Design your antenna with a range of FR4s that are in your library in the thickness and resin ratio range that's expected for the prepreg, and see whether you get adequate performance for them all. If you can't find the data for the prepreg, that's another indicator that it's not going to be well specified or repeatable. Although the board fab talks about controlled impedance, it's probably for high speed digital lines, which are far more tolerant than RF.
If you don't get your required performance for the range, then you would be best to avoid making the antenna across prepreg.
If you're using layers 1-2 for the antenna, then a better RF stackup is 1-core-2-prepreg-3-core-4, though it's likely to be slightly more expensive than the more common 1-prepreg-2-core-3-prepreg-4.

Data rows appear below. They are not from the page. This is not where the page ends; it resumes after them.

# dash-robotics/perception

Measured on AMD Instinct MI355X. Metric: frames/sec (640x480 D435 cloud, plane+cluster+ICP), higher is better.
Workload: dtype f32

## Files before the change

### perception_amd/csrc/k_icp_lat.hip

```cpp
#include "kernels.hpp"
#include "icp_solve_row.hpp"
#include "lat_search.hpp"

namespace cd {

#ifdef CD_LAT_TIMERS
__device__ unsigned long long g_lat_stats[8];
extern "C" int cd_debug_lat_stats(unsigned long long* out, int reset) {
    if (hipMemcpyFromSymbol(out, HIP_SYMBOL(g_lat_stats), sizeof(g_lat_stats)) != hipSuccess) return -1;
    if (reset) { unsigned long long z[8] = {0}; (void)hipMemcpyToSymbol(HIP_SYMBOL(g_lat_stats), z, sizeof(z)); }
    return 0;
}
#define LAT_T(k) { const long long tn_ = clock64(); tph[k] += tn_ - tlast; tlast = tn_; }
#else
#define LAT_T(k)
#endif

struct LatSlot {
    int k, src_off, n, tslot;
    int phase;
    int gen;
    int ready;
    int pad;
};
enum { LAT_ITER = 0, LAT_FIT = 1, LAT_EMPTY = 2 };

#ifndef CD_LAT_SOLVE_ROW
#define CD_LAT_SOLVE_ROW 1
#endif
#ifndef CD_LAT_WAVES_PER_EU
#define CD_LAT_WAVES_PER_EU 4
#endif
template <int CPW, int WPC, bool BOUNDED>
__global__ void __launch_bounds__(CPW * WPC * WAVE, CD_LAT_WAVES_PER_EU)
k_icp_lat(int nitems, const int* __restrict__ order, const IcpCluster* __restrict__ cl, IcpState* __restrict__ st,
          unsigned long long* __restrict__ accf, const IcpLattice* __restrict__ lats, float4* __restrict__ src,
          const float4* __restrict__ src0, int* __restrict__ queue, unsigned long long* __restrict__ busy,
          unsigned long long* __restrict__ busy_out, IcpParams prm, IcpBound bnd) {
    __shared__ float4 s_tab[CPW][LAT_MAX_TAB];
    __shared__ int4 s_face[CPW][2 * LAT_MAX_FACES];
    __shared__ unsigned long long s_acc[CPW][16];
    __shared__ IcpState s_so[CPW];
    __shared__ LatSlot s_slot[CPW];
    __shared__ int s_flags[2];
    __shared__ unsigned s_nv[BOUNDED ? CPW : 1];
    const int lane = threadIdx.x & 63, wave = threadIdx.x >> 6;
    const int slot = wave / WPC, sub = wave % WPC;
    const long long wg_t0 = wall_clock64();
    auto refill = [&](int s) {
        LatSlot& sl = s_slot[s];
        for (int i = 0; i < 16; ++i) s_acc[s][i] = 0ull;
        if constexpr (BOUNDED) s_nv[s] = 0u;
        sl.ready = 0;
        for (;;) {
            const int item = atomicAdd(queue, 1);
            if (item >= nitems) { sl.phase = LAT_EMPTY; return; }
            const int k = order[item];
            if (st[2 * (size_t)k].done) continue;
            const IcpCluster c = cl[k];
            sl.k = k; sl.src_off = c.src_off; sl.n = c.n; sl.tslot = c.slot;
            s_so[s] = st[2 * (size_t)k];
            sl.phase = LAT_ITER;
            sl.gen += 1;
            return;
        }
    };
    if (threadIdx.x < CPW) { s_slot[threadIdx.x].gen = 0; refill(threadIdx.x); }
    if (threadIdx.x == 0) { s_flags[0] = 0; s_flags[1] = 1; }
    __syncthreads();
    int my_gen = 0;
#ifdef CD_LAT_TIMERS
    long long tph[6] = {0, 0, 0, 0, 0, 0}, tlast = clock64();
#endif
    for (;;) {
        if (s_flags[1]) {
            const LatSlot sl = s_slot[slot];
            const bool mine = sl.phase != LAT_EMPTY && sl.gen != my_gen;
            if (mine) {
                const IcpLattice* __restrict__ L = lats + sl.tslot;
                for (int i = sub * WAVE + lane; i < L->ntab; i += WPC * WAVE) s_tab[slot][i] = L->tab[i];
                if (sub == 0 && lane < LAT_MAX_FACES) {
                    const int f = lane, w = L->w[f], u = L->fast[f], v = 3 - w - u;
                    s_face[slot][f] = make_int4(w, u, L->base[f], __float_as_int(L->c[f]));
                    s_face[slot][LAT_MAX_FACES + f] = make_int4(L->toff[u], L->toff[v < 0 || v > 2 ? 0 : v], L->n[u], 0);
                }
                my_gen = sl.gen;
            }
            __syncthreads();
        }
        LAT_T(5)
        {
            const int phase = __builtin_amdgcn_readfirstlane(s_slot[slot].phase), n = __builtin_amdgcn_readfirstlane(s_slot[slot].n);
            const int src_off = __builtin_amdgcn_readfirstlane(s_slot[slot].src_off), tslot = __builtin_amdgcn_readfirstlane(s_slot[slot].tslot);
            const int npass = (n + 63) >> 6;
            float4* pts = src + src_off;
            const float4* tab = s_tab[slot];
            const int4* face = s_face[slot];
            LatFaces F;
            {
                const IcpLattice* __restrict__ L = lats + (phase == LAT_EMPTY ? 0 : tslot);
                lat_faces_load(L, F);
            }
            const bool nf3 = F.nface <= 3;
            if (phase == LAT_ITER) {
                const bool moved = s_so[slot].iters > 0;
                float T[12];
#pragma unroll
                for (int i = 0; i < 12; ++i) T[i] = s_so[slot].T[i];
                unsigned long long S[16];
#pragma unroll
                for (int i = 0; i < 16; ++i) S[i] = 0ull;
                unsigned nv = 0u;
                float4 pnext = pts[min((sub << 6) + lane, n - 1)];
                for (int pss = sub; pss < npass; pss += WPC) {
                    const int myq = (pss << 6) + lane;
                    const bool act = myq < n;
                    const float4 p = pnext;
                    pnext = pts[min(((pss + WPC) << 6) + lane, n - 1)];
                    float px = p.x, py = p.y, pz = p.z;
                    if (moved) {
                        xform(T, p.x, p.y, p.z, px, py, pz);
                        if (act) pts[myq] = make_float4(px, py, pz, p.w);
                    }
                    const LatHit h = F.axes ? lat_nearest_axes<true>(tab, face, F, px, py, pz)
                                            : (nf3 ? lat_nearest<true, 3>(tab, face, F, px, py, pz) : lat_nearest<true, LAT_MAX_FACES>(tab, face, F, px, py, pz));
                    const bool keep = act && (!BOUNDED || h.d <= bnd.d2_max);
                    if constexpr (BOUNDED) nv += (unsigned)__popcll(ballot64(keep));
                    if (keep) {
                        const float pv[3] = {px, py, pz}, qv[3] = {h.nx, h.ny, h.nz};
                        const float big_c = fmaxf(fmaxf(fmaxf(fabsf(px), fabsf(py)), fabsf(pz)), fmaxf(fmaxf(fabsf(h.nx), fabsf(h.ny)), fabsf(h.nz)));
                        if (big_c < 256.f && h.d < 16384.f) {
#pragma unroll
                            for (int a = 0; a < 3; ++a) {
                                S[a] += LatFix<FIX_SHIFT>::bits(pv[a]);
                                S[3 + a] += LatFix<FIX_SHIFT>::bits(qv[a]);
#pragma unroll
                                for (int b = 0; b < 3; ++b) S[6 + 3 * a + b] += LatFix<FIX_SHIFT>::bits(__fmul_rn(qv[a], pv[b]));
                            }
                            S[15] += LatFix<FIX_SHIFT_D2>::bits(h.d);
                        } else {
#pragma unroll
                            for (int a = 0; a < 3; ++a) {
                                S[a] += (unsigned long long)fixq(pv[a], FIX_SHIFT) + LatFix<FIX_SHIFT>::C;
                                S[3 + a] += (unsigned long long)fixq(qv[a], FIX_SHIFT) + LatFix<FIX_SHIFT>::C;
#pragma unroll
                                for (int b = 0; b < 3; ++b) S[6 + 3 * a + b] += (unsigned long long)fixq(__fmul_rn(qv[a], pv[b]), FIX_SHIFT) + LatFix<FIX_SHIFT>::C;
                            }
                            S[15] += (unsigned long long)fixq(h.d, FIX_SHIFT_D2) + LatFix<FIX_SHIFT_D2>::C;
                        }
                    }
                }
                if (sub < npass) wave_fold_to_lds(S, 16, s_acc[slot]);
                if constexpr (BOUNDED) { if (sub < npass && lane == 0) atomicAdd(&s_nv[slot], nv); }
                if (sub == 0 && lane == 0) s_slot[slot].ready = 1;
            } else if (phase == LAT_FIT) {
                const float4* pts0 = src0 + src_off;
                float T[12], Tf[12];
#pragma unroll
                for (int i = 0; i < 12; ++i) {
                    T[i] = __int_as_float(__builtin_amdgcn_readfirstlane(__float_as_int(s_so[slot].T[i])));
                    Tf[i] = __int_as_float(__builtin_amdgcn_readfirstlane(__float_as_int(s_so[slot].Tfinal[i])));
                }
                unsigned long long S[16];
#pragma unroll
                for (int i = 0; i < 16; ++i) S[i] = 0ull;
                float4 pnext = pts[min((sub << 6) + lane, n - 1)], p0next = pts0[min((sub << 6) + lane, n - 1)];
                for (int pss = sub; pss < npass; pss += WPC) {
                    const int myq = (pss << 6) + lane;
                    const bool act = myq < n;
                    const float4 p = pnext, p0 = p0next;
                    pnext = pts[min(((pss + WPC) << 6) + lane, n - 1)];
                    p0next = pts0[min(((pss + WPC) << 6) + lane, n - 1)];
                    float ox, oy, oz;
                    xform(T, p.x, p.y, p.z, ox, oy, oz);
                    if (act) pts[myq] = make_float4(ox, oy, oz, p.w);
                    float qx, qy, qz;
                    xform(Tf, p0.x, p0.y, p0.z, qx, qy, qz);
                    const LatHit h = F.axes ? lat_nearest_axes<false>(tab, face, F, qx, qy, qz)
                                            : (nf3 ? lat_nearest<false, 3>(tab, face, F, qx, qy, qz) : lat_nearest<false, LAT_MAX_FACES>(tab, face, F, qx, qy, qz));
                    if (act) S[0] += h.d < 16384.f ? LatFix<FIX_SHIFT_D2>::bits(h.d) : (unsigned long long)fixq(h.d, FIX_SHIFT_D2) + LatFix<FIX_SHIFT_D2>::C;
                }
                if (sub < npass) wave_fold_to_lds(S, 1, s_acc[slot]);
            }
        }
        LAT_T(0)
        if (threadIdx.x == 0) s_flags[1] = 0;
        __syncthreads();
        LAT_T(1)
#if CD_LAT_SOLVE_ROW
        const int tid = (int)threadIdx.x | s_flags[0];
        if (tid < CPW * 16) {
            const int s = tid >> 4, l = tid & 15;
            LatSlot& sl = s_slot[s];
            const int phase = sl.phase, ready = sl.ready;
            const int nv = BOUNDED && phase == LAT_ITER ? (int)s_nv[s] : sl.n;
            const unsigned long long off = (unsigned long long)nv * LatFix<FIX_SHIFT>::C, off_d = (unsigned long long)nv * LatFix<FIX_SHIFT_D2>::C;
            if (phase == LAT_ITER && ready) {
                RowLanes row(tid);
                RowLanes::V<unsigned long long> a;
                a.v = s_acc[s][l] - (l == 15 ? off_d : off);
                const int done = icp_step_row<BOUNDED>(row, s_so[s], a, nv, prm);
                s_acc[s][l] = 0ull;
                if (l == 0) {
                    if (done) sl.phase = LAT_FIT;
                    if constexpr (BOUNDED) s_nv[s] = 0u;
                    sl.ready = 0;
                }
            } else if (phase == LAT_FIT && l == 0) {
                s_so[s].done = 1;
                st[2 * (size_t)sl.k] = s_so[s];
                st[2 * (size_t)sl.k + 1] = s_so[s];
                accf[sl.k] = s_acc[s][0] - off_d;
                refill(s);
                if (sl.phase != LAT_EMPTY) s_flags[1] = 1;
            }
        }
#else
        if (threadIdx.x < CPW) {
            const int s = threadIdx.x;
            LatSlot& sl = s_slot[s];
            const int nv = BOUNDED && sl.phase == LAT_ITER ? (int)s_nv[s] : sl.n;
            const unsigned long long off = (unsigned long long)nv * LatFix<FIX_SHIFT>::C, off_d = (unsigned long long)nv * LatFix<FIX_SHIFT_D2>::C;
            if (sl.phase == LAT_ITER && sl.ready) {
                for (int i = 0; i < 15; ++i) s_acc[s][i] -= off;
                s_acc[s][15] -= off_d;
                if (icp_step<BOUNDED>(s_so[s], s_acc[s], nv, prm)) sl.phase = LAT_FIT;
                for (int i = 0; i < 16; ++i) s_acc[s][i] = 0ull;
                if constexpr (BOUNDED) s_nv[s] = 0u;
                sl.ready = 0;
            } else if (sl.phase == LAT_FIT) {
                s_so[s].done = 1;
                st[2 * (size_t)sl.k] = s_so[s];
                st[2 * (size_t)sl.k + 1] = s_so[s];
                accf[sl.k] = s_acc[s][0] - off_d;
                refill(s);
                if (sl.phase != LAT_EMPTY) s_flags[1] = 1;
            }
        }
#endif
        LAT_T(2)
        __syncthreads();
        LAT_T(3)
#ifdef CD_LAT_TIMERS
        tph[4] += 1;
#endif
        int all_empty = 1;
#pragma unroll
        for (int s = 0; s < CPW; ++s) all_empty &= s_slot[s].phase == LAT_EMPTY ? 1 : 0;
        if (all_empty) break;
    }
#ifdef CD_LAT_TIMERS
    if (threadIdx.x == 0) for (int i = 0; i < 6; ++i) atomicAdd(&g_lat_stats[i], (unsigned long long)tph[i]);
#endif
    if (threadIdx.x == 0 && busy) {
        atomicAdd(busy, (unsigned long long)(wall_clock64() - wg_t0) * (unsigned long long)(CPW * WPC));
        if (busy_out) {
            __threadfence();
            if (atomicAdd(queue + 1, 1) == (int)gridDim.x - 1) {
                __threadfence();
                *busy_out = atomicAdd(busy, 0ull);
            }
        }
    }
}
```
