# r4dl/StopThePop-Rasterization

Measured on AMD Instinct MI355X. Metric: fwd+bwd frames/sec at 1920×1080, 1M Gaussians; PSNR vs reference, higher is better.
Workload: dtype f32

## Files before the change

### stopthepop-rasterization_amd/csrc/stp_binning.hip

```cpp
#include <cstdlib>
#include <cstring>
#include <rocprim/rocprim.hpp>

#include "stp_internal.h"
#include "stp_device.h"

namespace stp {

uint32_t higher_msb(uint32_t n)
{
    uint32_t msb = sizeof(n) * 4, step = msb;
    while (step > 1) {
        step /= 2;
        if (n >> msb) msb += step; else msb -= step;
    }
    if (n >> msb) msb++;
    return msb;
}

size_t scan_temp_bytes(size_t P)
{
    size_t bytes = 0;
    (void)rocprim::inclusive_scan(nullptr, bytes, (uint32_t*)nullptr, (uint32_t*)nullptr, P, rocprim::plus<uint32_t>());
    return bytes;
}

#include <rocprim/rocprim_version.hpp>
#if ROCPRIM_VERSION_MAJOR == 4 && ROCPRIM_VERSION_MINOR == 2
#define STP_OWN_ONESWEEP 1
#else
#define STP_OWN_ONESWEEP 0
#warning "stp_binning.hip: the own onesweep driver is written against rocPRIM 4.2; with this rocPRIM the tile-bit sort uses rocprim::radix_sort_pairs (check rocprim::detail::onesweep_* against this version, then extend the #if)"
#endif
namespace {
#if STP_OWN_ONESWEEP
namespace rpd = rocprim::detail;
using OsConfig = rpd::wrapped_radix_sort_onesweep_config<rocprim::default_config, uint64_t, uint32_t>;
constexpr rpd::radix_sort_onesweep_config_params os_params()
{
    rpd::radix_sort_onesweep_config_params p = OsConfig::architecture_config<rpd::target_arch::gfx950>::params;
    p.sort.items_per_thread = 8;
#ifdef STP_OS_SORT_BLOCK
    p.sort.block_size = STP_OS_SORT_BLOCK;
#endif
#ifdef STP_OS_SORT_IPT
    p.sort.items_per_thread = STP_OS_SORT_IPT;
#endif
#ifdef STP_OS_HIST_BLOCK
    p.histogram.block_size = STP_OS_HIST_BLOCK;
#endif
#ifdef STP_OS_HIST_IPT
    p.histogram.items_per_thread = STP_OS_HIST_IPT;
#endif
    return p;
}
constexpr rpd::radix_sort_onesweep_config_params OS = os_params();
constexpr unsigned OS_RADIX = 1u << OS.radix_bits_per_place;
constexpr unsigned OS_HIST_ITEMS = OS.histogram.block_size * OS.histogram.items_per_thread;
constexpr unsigned OS_SORT_ITEMS = OS.sort.block_size * OS.sort.items_per_thread;
constexpr unsigned OS_MAX_PLACES = 4;
using OsBlockId = rpd::block_id_wrapper<unsigned int, true>;

struct OsLayout {
    uint32_t* offsets;
    unsigned int* block_ids;
    rpd::onesweep_lookback_state* lookback;
    uint32_t* offsets_tmp;
    uint64_t* keys_tmp;
    uint32_t* values_tmp;
    size_t zero_bytes, total, lookback_offset;
    uint32_t sort_blocks;
};
OsLayout os_layout(char* base, size_t R)
{
    OsLayout L{};
    auto up = [](size_t v) { return (v + 255) & ~(size_t)255; };
    L.sort_blocks = (uint32_t)((R + OS_SORT_ITEMS - 1) / OS_SORT_ITEMS);
    size_t off = 0;
    L.offsets = reinterpret_cast<uint32_t*>(base + off); off += up(sizeof(uint32_t) * OS_MAX_PLACES * OS_RADIX);
    L.block_ids = reinterpret_cast<unsigned int*>(base + off); off += up(sizeof(unsigned int) * OS_MAX_PLACES);
    L.lookback = reinterpret_cast<rpd::onesweep_lookback_state*>(base + off);
    L.lookback_offset = off;
    off += up(sizeof(rpd::onesweep_lookback_state) * OS_MAX_PLACES * OS_RADIX * (size_t)L.sort_blocks);
    L.zero_bytes = off;
    L.offsets_tmp = reinterpret_cast<uint32_t*>(base + off); off += up(sizeof(uint32_t) * OS_RADIX);
    L.keys_tmp = reinterpret_cast<uint64_t*>(base + off); off += up(sizeof(uint64_t) * R);
    L.values_tmp = reinterpret_cast<uint32_t*>(base + off); off += up(sizeof(uint32_t) * R);
    L.total = off;
    return L;
}

__global__ void __launch_bounds__(OS.histogram.block_size) os_histograms_kernel(const uint64_t* keys, uint32_t* counts, uint32_t size, uint32_t full_blocks, unsigned begin_bit, unsigned end_bit)
{
    rpd::onesweep_histograms<OS.histogram.block_size, OS.histogram.items_per_thread, OS.radix_bits_per_place, false>(
        keys, counts, size, full_blocks, rocprim::identity_decomposer{}, begin_bit, end_bit);
}
__global__ void __launch_bounds__(OS.histogram.block_size) os_scan_histograms_kernel(uint32_t* offsets)
{
    rpd::onesweep_scan_histograms<OS.histogram.block_size, OS.radix_bits_per_place>(offsets);
}
__global__ void __launch_bounds__(OS.sort.block_size) os_iteration_kernel(const uint64_t* keys_in, uint64_t* keys_out, const uint32_t* values_in, uint32_t* values_out, unsigned size,
                                                                         uint32_t* offsets_in, uint32_t* offsets_out, rpd::onesweep_lookback_state* lookback, unsigned bit,
                                                                         unsigned radix_bits, unsigned full_blocks, OsBlockId ordered_bid)
{
    rpd::onesweep_iteration<OS.sort.block_size, OS.sort.items_per_thread, OS.radix_bits_per_place, false, OS.radix_rank_algorithm>(
        keys_in, keys_out, values_in, values_out, size, offsets_in, offsets_out, lookback, rocprim::identity_decomposer{}, bit, radix_bits, full_blocks, ordered_bid);
}

constexpr uint32_t OWN_MIN = 1u << 16, OWN_MAX = 1u << 30;
bool own_onesweep_driver(size_t R)
{
    const bool lib = switches().tile_sort == Switches::TILE_SORT_ROCPRIM;
    const bool always = switches().tile_sort == Switches::TILE_SORT_OWN;
    return !lib && (R >= OWN_MIN || (always && R > 0)) && R < OWN_MAX;
}
#else
struct OsLayout { size_t total; };
OsLayout os_layout(char*, size_t) { return OsLayout{0}; }
bool own_onesweep_driver(size_t) { return false; }
#endif
}

size_t sort_temp_bytes(size_t R)
{
    size_t bytes = 0;
    (void)rocprim::radix_sort_pairs(nullptr, bytes, (uint64_t*)nullptr, (uint64_t*)nullptr, (uint32_t*)nullptr, (uint32_t*)nullptr,
                                    R, 0u, 64u);
    const size_t own = os_layout(nullptr, R).total;
    return bytes > own ? bytes : own;
}

void sort_zero_region(const BinningState& b, size_t R, uint32_t tiles, uint32_t** ptr, size_t* words)
{
    *ptr = nullptr; *words = 0;
    if (!own_onesweep_driver(R)) return;
#if STP_OWN_ONESWEEP
    const OsLayout L = os_layout(b.sort_temp, R);
    const uint32_t bit = higher_msb(tiles);
    const size_t places = (bit + OS.radix_bits_per_place - 1) / OS.radix_bits_per_place;
    const size_t bytes = L.lookback_offset + ((sizeof(rpd::onesweep_lookback_state) * places * OS_RADIX * (size_t)L.sort_blocks + 255) & ~(size_t)255);
    *ptr = reinterpret_cast<uint32_t*>(b.sort_temp);
    *words = (bytes < L.zero_bytes ? bytes : L.zero_bytes) / sizeof(uint32_t);
#else
    (void)b; (void)tiles;
#endif
}

hipError_t launch_scan(const FrameParams& f, const GeometryState& g, hipStream_t st)
{
    size_t bytes = g.scan_temp_bytes;
    return rocprim::inclusive_scan(g.scan_temp, bytes, g.tiles_touched, g.point_offsets, (size_t)f.P, rocprim::plus<uint32_t>(), st);
}

hipError_t launch_sort(const FrameParams& f, const BinningState& b, int R, bool tile_bits_only, bool zeroed, hipStream_t st)
{
    if (R <= 0) return hipSuccess;
    const uint32_t bit = higher_msb((uint32_t)(f.gx * f.gy));
    if (!(tile_bits_only && zeroed && own_onesweep_driver((size_t)R))) {
        size_t bytes = b.sort_temp_bytes;
        return rocprim::radix_sort_pairs(b.sort_temp, bytes, b.keys_unsorted, b.keys, b.point_list_unsorted, b.point_list, (size_t)R,
                                         tile_bits_only ? 32u : 0u, 32u + bit, st);
    }
#if STP_OWN_ONESWEEP
    const OsLayout L = os_layout(b.sort_temp, (size_t)R);
    const unsigned begin_bit = 32u, end_bit = 32u + bit;
    const unsigned places = (bit + OS.radix_bits_per_place - 1) / OS.radix_bits_per_place;
    const uint32_t size = (uint32_t)R;
    {
        const uint32_t blocks = (size + OS_HIST_ITEMS - 1) / OS_HIST_ITEMS, full_blocks = size % OS_HIST_ITEMS == 0 ? blocks : blocks - 1;
        hipLaunchKernelGGL(os_histograms_kernel, dim3(blocks), dim3(OS.histogram.block_size), 0, st, b.keys_unsorted, L.offsets, size, full_blocks, begin_bit, end_bit);
        hipLaunchKernelGGL(os_scan_histograms_kernel, dim3(places), dim3(OS.histogram.block_size), 0, st, L.offsets);
    }
    const uint32_t blocks = L.sort_blocks, full_blocks = size % OS_SORT_ITEMS == 0 ? blocks : blocks - 1;
    bool to_output = (places - 1) % 2 == 0, from_input = true;
    for (unsigned place = 0, pbit = begin_bit; place < places; place++, pbit += OS.radix_bits_per_place) {
        const uint64_t* kin = from_input ? b.keys_unsorted : (to_output ? L.keys_tmp : b.keys);
        const uint32_t* vin = from_input ? b.point_list_unsorted : (to_output ? L.values_tmp : b.point_list);
        uint64_t* kout = to_output ? b.keys : L.keys_tmp;
        uint32_t* vout = to_output ? b.point_list : L.values_tmp;
        const unsigned radix_bits = end_bit - pbit < OS.radix_bits_per_place ? end_bit - pbit : OS.radix_bits_per_place;
        hipLaunchKernelGGL(os_iteration_kernel, dim3(blocks), dim3(OS.sort.block_size), 0, st, kin, kout, vin, vout, size, L.offsets + place * OS_RADIX, L.offsets_tmp,
                           L.lookback + (size_t)place * OS_RADIX * blocks, pbit, radix_bits, full_blocks, OsBlockId::create(L.block_ids + place));
        from_input = false;
        to_output = !to_output;
    }
#endif
    return hipGetLastError();
}
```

If you're using layers 1-3 or 1-4 for the antenna, then you have much less of a problem, as the dielectric is dominated by the core, and variation in prepreg performance is going to give you a smaller variation in the overall dielectric. You'll see that improvement in both simulation and real life.
Of course, even FR4 core is not that good at RF. If you want better performance / repeatability / agreement with simulation, then you'll use something like RO4350. This has similar Er, and can be processed like FR4, but with much tighter RF specs and better loss.